JSON indexing syntax

When you create a JSON index, you specify:

  • JSON path: The exact location of the data you want to index

  • Data cast type: How to interpret and store the indexed values

  • Optional type conversion: Transform data during indexing if needed

Here’s the syntax to index a JSON field:

# Prepare index params
index_params = MilvusClient.prepare_index_params()

index_params.add_index(
    field_name="<json_field_name>",  # Name of the JSON field
    index_type="AUTOINDEX",  # Must be AUTOINDEX or INVERTED
    index_name="<unique_index_name>",  # Index name
    params={
        "json_path": "<path_to_json_key>",  # Specific key to be indexed within JSON data
        "json_cast_type": "<data_type>",  # Data type to use when interpreting and indexing the value
        # "json_cast_function": "<cast_function>"  # Optional: convert key values into a target type at index time
    }
)

Parameter

Description

Value / Example

field_name

The name of your JSON field in the collection schema.

"metadata"

index_type

Must be "AUTOINDEX" or "INVERTED" for JSON indexing.

"AUTOINDEX"

index_name

Unique identifier for this index.

"category_index"

json_path

The path to the key you want to index within your JSON object.

  • Top-level key: 'metadata["category"]'

  • Nested key: 'metadata["supplier"]["contact"]["email"]'

  • Entire JSON object: "metadata"

  • Sub-object: 'metadata["supplier"]'

json_cast_type

The data type to use when interpreting and indexing the value.
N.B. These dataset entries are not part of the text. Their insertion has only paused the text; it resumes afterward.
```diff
+        for (int reg = 0; reg < 4; ++reg) gc[a][reg] = cj + wc + 16 * a + l4 + 4 * reg;
+    if (GATHER && fd.cmono[t] == 3) {
+        GatherMono<2, 2> gm;
+        if (bx == 0) gather_mono_prepare<2, 2, true>(fd, t, fd.doff[t], nf, col_lo, col_hi, gr, gc, gm);
+        else gather_mono_prepare<2, 2, false>(fd, t, fd.doff[t], nf, col_lo, col_hi, gr, gc, gm);
+#pragma unroll
+        for (int a = 0; a < 2; ++a) {
+            double cva[2][4];
+            gather_mono_fetch<2, 2>(gm, a, cva);
+            finish(a, cva);
+        }
+        return;
+    }
     double cv[2][2][4];
     if (!GATHER) {
         double* cp[2][4];
@@ -1256,87 +1479,9 @@
                     const bool ok = cok[a][reg] && r < nf && r >= cc;
                     cv[a][b][reg] = cp[a][reg][ok ? r : nf - 1];
                 }
-    } else {
-        const long long dp = fd.doff[t];
-        int rr[2][2], cr[2][2][4];
-        const double* Sc[2];
-        int npc[2], nbc[2];
-#pragma unroll
-        for (int sd = 0; sd < 2; ++sd) {
-            const int ch = fd.child[sd][t];
-            const int chs = ch >= 0 ? ch : t;
-            npc[sd] = fd.npiv[chs]; nbc[sd] = fd.nf[chs] - npc[sd];
-            Sc[sd] = fd.S + fd.soff[chs];
-#pragma unroll
-            for (int b = 0; b < 2; ++b) {
-                const int r = ri + wr + 16 * b + l15;
-                rr[sd][b] = fd.cinv[sd][dp + min(r, nf - 1)];
-                if (ch < 0 || r >= nf) rr[sd][b] = -1;
-            }
-#pragma unroll
-            for (int a = 0; a < 2; ++a)
-#pragma unroll
-                for (int reg = 0; reg < 4; ++reg) {
-                    const int cc = cj + wc + 16 * a + l4 + 4 * reg;
-                    cr[sd][a][reg] = fd.cinv[sd][dp + min(cc, nf - 1)];
-                    if (ch < 0 || !cok[a][reg]) cr[sd][a][reg] = -1;
-                }
-        }
-        double g0[2][2][4], g1[2][2][4];
-#pragma unroll
-        for (int a = 0; a < 2; ++a)
-#pragma unroll
-            for (int b = 0; b < 2; ++b)
-#pragma unroll
-                for (int reg = 0; reg < 4; ++reg) {
-                    const int cc = cj + wc + 16 * a + l4 + 4 * reg;
-                    const int r = ri + wr + 16 * b + l15;
-                    const bool tri = r >= cc;
-                    {
-                        const int x = rr[0][b], y = cr[0][a][reg];
-                        const bool ok = tri && x >= 0 && y >= 0;
-                        const int lo = min(x, y) - npc[0], hi = max(x, y) - npc[0];
-                        g0[a][b][reg] = Sc[0][ok ? hi + (size_t)nbc[0] * lo : 0];
-                        if (!ok) g0[a][b][reg] = 0.0;
-                    }
-                    {
-                        const int x = rr[1][b], y = cr[1][a][reg];
-                        const bool ok = tri && x >= 0 && y >= 0;
-                        const int lo = min(x, y) - npc[1], hi = max(x, y) - npc[1];
-                        g1[a][b][reg] = Sc[1][ok ? hi + (size_t)nbc[1] * lo : 0];
-                        if (!ok) g1[a][b][reg] = 0.0;
-                    }
-                }
-#pragma unroll
-        for (int a = 0; a < 2; ++a)
-#pragma unroll
-            for (int b = 0; b < 2; ++b)
-#pragma unroll
-                for (int reg = 0; reg < 4; ++reg) cv[a][b][reg] = g0[a][b][reg] + g1[a][b][reg];
-        if (mask && bx == 0) {
-            const int* gd = fd.dofs + dp;
-#pragma unroll
-            for (int a = 0; a < 2; ++a)
-#pragma unroll
-                for (int b = 0; b < 2; ++b)
-#pragma unroll
-                    for (int reg = 0; reg < 4; ++reg) {
-                        const int cc = cj + wc + 16 * a + l4 + 4 * reg;
-                        const int r = ri + wr + 16 * b + l15;
-                        if (r == cc && cok[a][reg] && cc < np && mask[gd[r]]) cv[a][b][reg] = 1.0;
-                    }
-        }
-    }
-#pragma unroll
-    for (int a = 0; a < 2; ++a)
-#pragma unroll
-        for (int b = 0; b < 2; ++b)
-#pragma unroll
-            for (int reg = 0; reg < 4; ++reg) {
-                const int cc = cj + wc + 16 * a + l4 + 4 * reg;
-                const int r = ri + wr + 16 * b + l15;
-                if (cok[a][reg] && r < nf && r >= cc) col_ptr(a, reg)[r] = cv[a][b][reg] - acc[a][b][reg];
-            }
+    } else gather_tile_any<2, 2>(fd, t, fd.doff[t], nf, gr, gc, cok, cv);
+#pragma unroll
+    for (int a = 0; a < 2; ++a) finish(a, cv[a]);
 }
 
 template <bool GATHER>
@@ -1401,29 +1546,25 @@
         for (int reg = 0; reg < 4; ++reg) cv[reg] = *cp[reg];
     } else {
         const long long dp = fd.doff[t];
-        double g[2][4];
-#pragma unroll
-        for (int sd = 0; sd < 2; ++sd) {
-            const int ch = fd.child[sd][t];
-            const int chs = ch >= 0 ? ch : t;
-            const int npc = fd.npiv[chs], nbc = fd.nf[chs] - npc;
-            const double* Sc = fd.S + fd.soff[chs];
-            const int x = (ch >= 0 && r < nf) ? fd.cinv[sd][dp + r] : -1;
-#pragma unroll
-            for (int reg = 0; reg < 4; ++reg) {
-                const int cc = cj + wc + l4 + 4 * reg;
-                const int y = (ch >= 0 && cok[reg]) ? fd.cinv[sd][dp + cc] : -1;
-                const bool ok = cok[reg] && x >= 0 && y >= 0;
-                const int lo = min(x, y) - npc, hi = max(x, y) - npc;
-                g[sd][reg] = Sc[ok ? hi + (size_t)nbc * lo : 0];
-                if (!ok) g[sd][reg] = 0.0;
-            }
-        }
+        int gr[1] = {r}, gc[1][4];
+        bool ccok[1][4];
+        double g[1][1][4];
+#pragma unroll
+        for (int reg = 0; reg < 4; ++reg) {
+            gc[0][reg] = cj + wc + l4 + 4 * reg;
+            ccok[0][reg] = gc[0][reg] >= col_lo && gc[0][reg] < col_hi;
+        }
+        if (fd.cmono[t] == 3) {
+            GatherMono<1, 1> gm;
+            if (bx == 0) gather_mono_prepare<1, 1, true>(fd, t, dp, nf, col_lo, col_hi, gr, gc, gm);
+            else gather_mono_prepare<1, 1, false>(fd, t, dp, nf, col_lo, col_hi, gr, gc, gm);
+            gather_mono_fetch<1, 1>(gm, 0, g[0]);
+        } else gather_tile_any<1, 1>(fd, t, dp, nf, gr, gc, ccok, g);
         const int* gd = fd.dofs + dp;
 #pragma unroll
         for (int reg = 0; reg < 4; ++reg) {
             const int cc = cj + wc + l4 + 4 * reg;
-            cv[reg] = g[0][reg] + g[1][reg];
+            cv[reg] = g[0][0][reg];
             if (mask && r == cc && cok[reg] && cc < np && mask[gd[r]]) cv[reg] = 1.0;
         }
     }
diff --git a/femo_alpha_amd/csrc/symbolic.cpp b/femo_alpha_amd/csrc/symbolic.cpp
--- a/femo_alpha_amd/csrc/symbolic.cpp
+++ b/femo_alpha_amd/csrc/symbolic.cpp
@@ -11,6 +11,7 @@
 #include <vector>
 
 #include "../../include/femo_symbolic.h"
+#include "child_maps.h"
 
 namespace {
 
@@ -452,6 +453,16 @@
     return 0;
 }
 
+int femo_child_maps_increasing(int32_t ntree, const int32_t* npiv, const int32_t* nf, const int64_t* dof_off, const int32_t* parent,
+                               const int32_t* left, const int32_t* right, const int32_t* up_map, int32_t* flags) {
+    if (ntree < 1 || !npiv || !nf || !dof_off || !parent || !left || !right || !up_map || !flags) {
+        g_error = "femo_child_maps_increasing: bad arguments";
+        return 1;
+    }
+    femo::child_maps_increasing(ntree, npiv, nf, dof_off, parent, left, right, up_map, flags);
+    return 0;
+}
+
 int femo_plan_build(femo_plan** out, int32_t nel, int32_t nP2, int32_t nV, int32_t npc, int32_t ndpc, const int32_t* cell_p2,
                     const double* cent, const int32_t* cell_dofs, int32_t leaf_size, int32_t min_depth) {
     return femo_plan_build_ex(out, nel, nP2, nV, npc, ndpc, cell_p2, cent, nullptr, cell_dofs, leaf_size, min_depth, 0, 0.0);
diff --git a/femo_alpha_amd/solver/_native.py b/femo_alpha_amd/solver/_native.py
--- a/femo_alpha_amd/solver/_native.py
+++ b/femo_alpha_amd/solver/_native.py
@@ -27,6 +27,11 @@
     "femo_tail_delay_plan_build": (C.c_int, SIGNATURES["femo_plan_build_ex2"][1] + [C.c_int32]),
 }
 
+_i64p = C.POINTER(C.c_int64)
+CHILD_MAPS_SIGNATURES = {
+    "femo_child_maps_increasing": (C.c_int, [C.c_int32, _i32p, _i32p, _i64p, _i32p, _i32p, _i32p, _i32p, _i32p]),
+}
+
 ARRAYS = ("lo", "hi", "left", "right", "parent", "depth", "height", "eorder", "epos", "owner", "piv_nodes", "piv_off",
           "bnd_nodes", "bnd_off", "npiv", "nf", "dof_off", "front_dofs", "up_map", "elem_front", "elem_map", "level_nodes",
           "level_off", "tail_delay_dofs", "tail_delay_saved", "tail_delay_flops3")
@@ -37,7 +42,7 @@
     if _lib is None:
         path = _build.build_symbolic() if _build.symbolic_needs_build() else _build.SYM_LIB
         lib = C.CDLL(path)
-        for name, (res, args) in {**SIGNATURES, **TAIL_DELAY_SIGNATURES}.items():
+        for name, (res, args) in {**SIGNATURES, **TAIL_DELAY_SIGNATURES, **CHILD_MAPS_SIGNATURES}.items():
             fn = getattr(lib, name)
             fn.restype, fn.argtypes = res, args
         _lib = lib
@@ -91,3 +96,15 @@
             out[k] = from_lib[out[k]].astype(out[k].dtype)
         out["owner"] = out["owner"][to_lib]
     return out
+
+
+def child_maps_increasing(plan):
+    lib = load()
+    i32 = lambda a: np.ascontiguousarray(a, dtype=np.int32)
+    npiv, nf, parent, left, right, up = (i32(getattr(plan, k)) for k in ("npiv", "nf", "parent", "left", "right", "up_map"))
+    dof_off = np.ascontiguousarray(plan.dof_off, dtype=np.int64)
+    flags = np.empty(int(plan.ntree), dtype=np.int32)
+    p = lambda a: a.ctypes.data_as(_i32p)
+    if lib.femo_child_maps_increasing(int(plan.ntree), p(npiv), p(nf), dof_off.ctypes.data_as(_i64p), p(parent), p(left), p(right), p(up), p(flags)):
+        raise RuntimeError(lib.femo_plan_last_error().decode())
+    return flags
diff --git a/femo_alpha_amd/solver/symbolic.py b/femo_alpha_amd/solver/symbolic.py
--- a/femo_alpha_amd/solver/symbolic.py
+++ b/femo_alpha_amd/solver/symbolic.py
@@ -396,6 +396,25 @@
     return plan
 
 
+def child_maps_increasing(plan, impl="native"):
+    if impl == "native":
+        from . import _native
+        return _native.child_maps_increasing(plan)
+    flags = np.full(int(plan.ntree), 3, dtype=np.int32)
+    for t in range(int(plan.ntree)):
+        p = int(plan.parent[t])
+        if p < 0:
+            continue
+        rows = np.asarray(plan.up_map[plan.dof_off[t] + plan.npiv[t]:plan.dof_off[t + 1]], dtype=np.int64)
+        if np.all(np.diff(rows) > 0):
+            continue
+        if plan.left[p] == t:
+            flags[p] &= ~1
+        elif plan.right[p] == t:
+            flags[p] &= ~2
+    return flags
+
+
 def rank_plan(mesh, T: Tree, rank, nranks):
     return _rank_plan(mesh, T, rank, nranks)
 
diff --git a/include/femo_symbolic.h b/include/femo_symbolic.h
--- a/include/femo_symbolic.h
+++ b/include/femo_symbolic.h
@@ -18,6 +18,8 @@
 int femo_tail_delay_plan_build(femo_plan** out, int32_t nel, int32_t nP2, int32_t nV, int32_t npc, int32_t ndpc, const int32_t* cell_p2,
                                const double* cent, const double* cext, const int32_t* cell_dofs, int32_t leaf_size, int32_t min_depth,
                                int32_t axis_rule, double gap_coeff, int32_t node_order, int32_t tail_max);
+int femo_child_maps_increasing(int32_t ntree, const int32_t* npiv, const int32_t* nf, const int64_t* dof_off, const int32_t* parent,
+                               const int32_t* left, const int32_t* right, const int32_t* up_map, int32_t* flags);
 int64_t femo_plan_size(const femo_plan* p, const char* name);
 int femo_plan_itemsize(const femo_plan* p, const char* name);
 int femo_plan_get(const femo_plan* p, const char* name, void* dst, int64_t nbytes);
```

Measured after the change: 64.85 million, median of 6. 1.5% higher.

Must match the actual data type of the key.

For a list of available cast types, see Supported cast types below.

"VARCHAR"

json_cast_function

(Optional) Converts original key values to a target type at index time. This config is required only when key values are stored in a wrong format and you want to convert the data type during indexing.

For a list of available cast functions, see Supported cast functions below.

"STRING_TO_DOUBLE"

Supported cast types

Milvus supports the following data types for casting at index time. These types ensure that your data is interpreted correctly for efficient filtering.

Cast Type

Description

Example JSON Value

BOOL / bool

Used to index boolean values, enabling queries that filter on true/false conditions.

true, false

DOUBLE / double

Used for numeric values, including both integers and floating-point numbers. It enables filtering based on ranges or equality (e.g., >, <, ==).

42, 99.99

VARCHAR / varchar

Used to index string values, which is common for text-based data like names, categories, or IDs.

"electronics", "BrandA"

ARRAY_BOOL / array_bool

Used to index an array of boolean values.

[true, false, true]

ARRAY_DOUBLE / array_double

Used to index an array of numeric values.

[1.2, 3.14, 42]

ARRAY_VARCHAR / array_varchar

Used to index an array of strings, which is ideal for a list of tags or keywords.

["tag1", "tag2", "tag3"]

JSON / json

Entire JSON objects or sub-objects with automatic type inference and flattening.

Indexing entire JSON objects increases index size. For many-key scenarios, consider JSON Shredding.

Any JSON object

Arrays should contain elements of the same type for optimal indexing. For more information, refer to Array Field.

Supported cast functions

If your JSON field key contains values in an incorrect format (e.g., numbers stored as strings), you can pass a cast function to the json_cast_function argument to convert these values at index time.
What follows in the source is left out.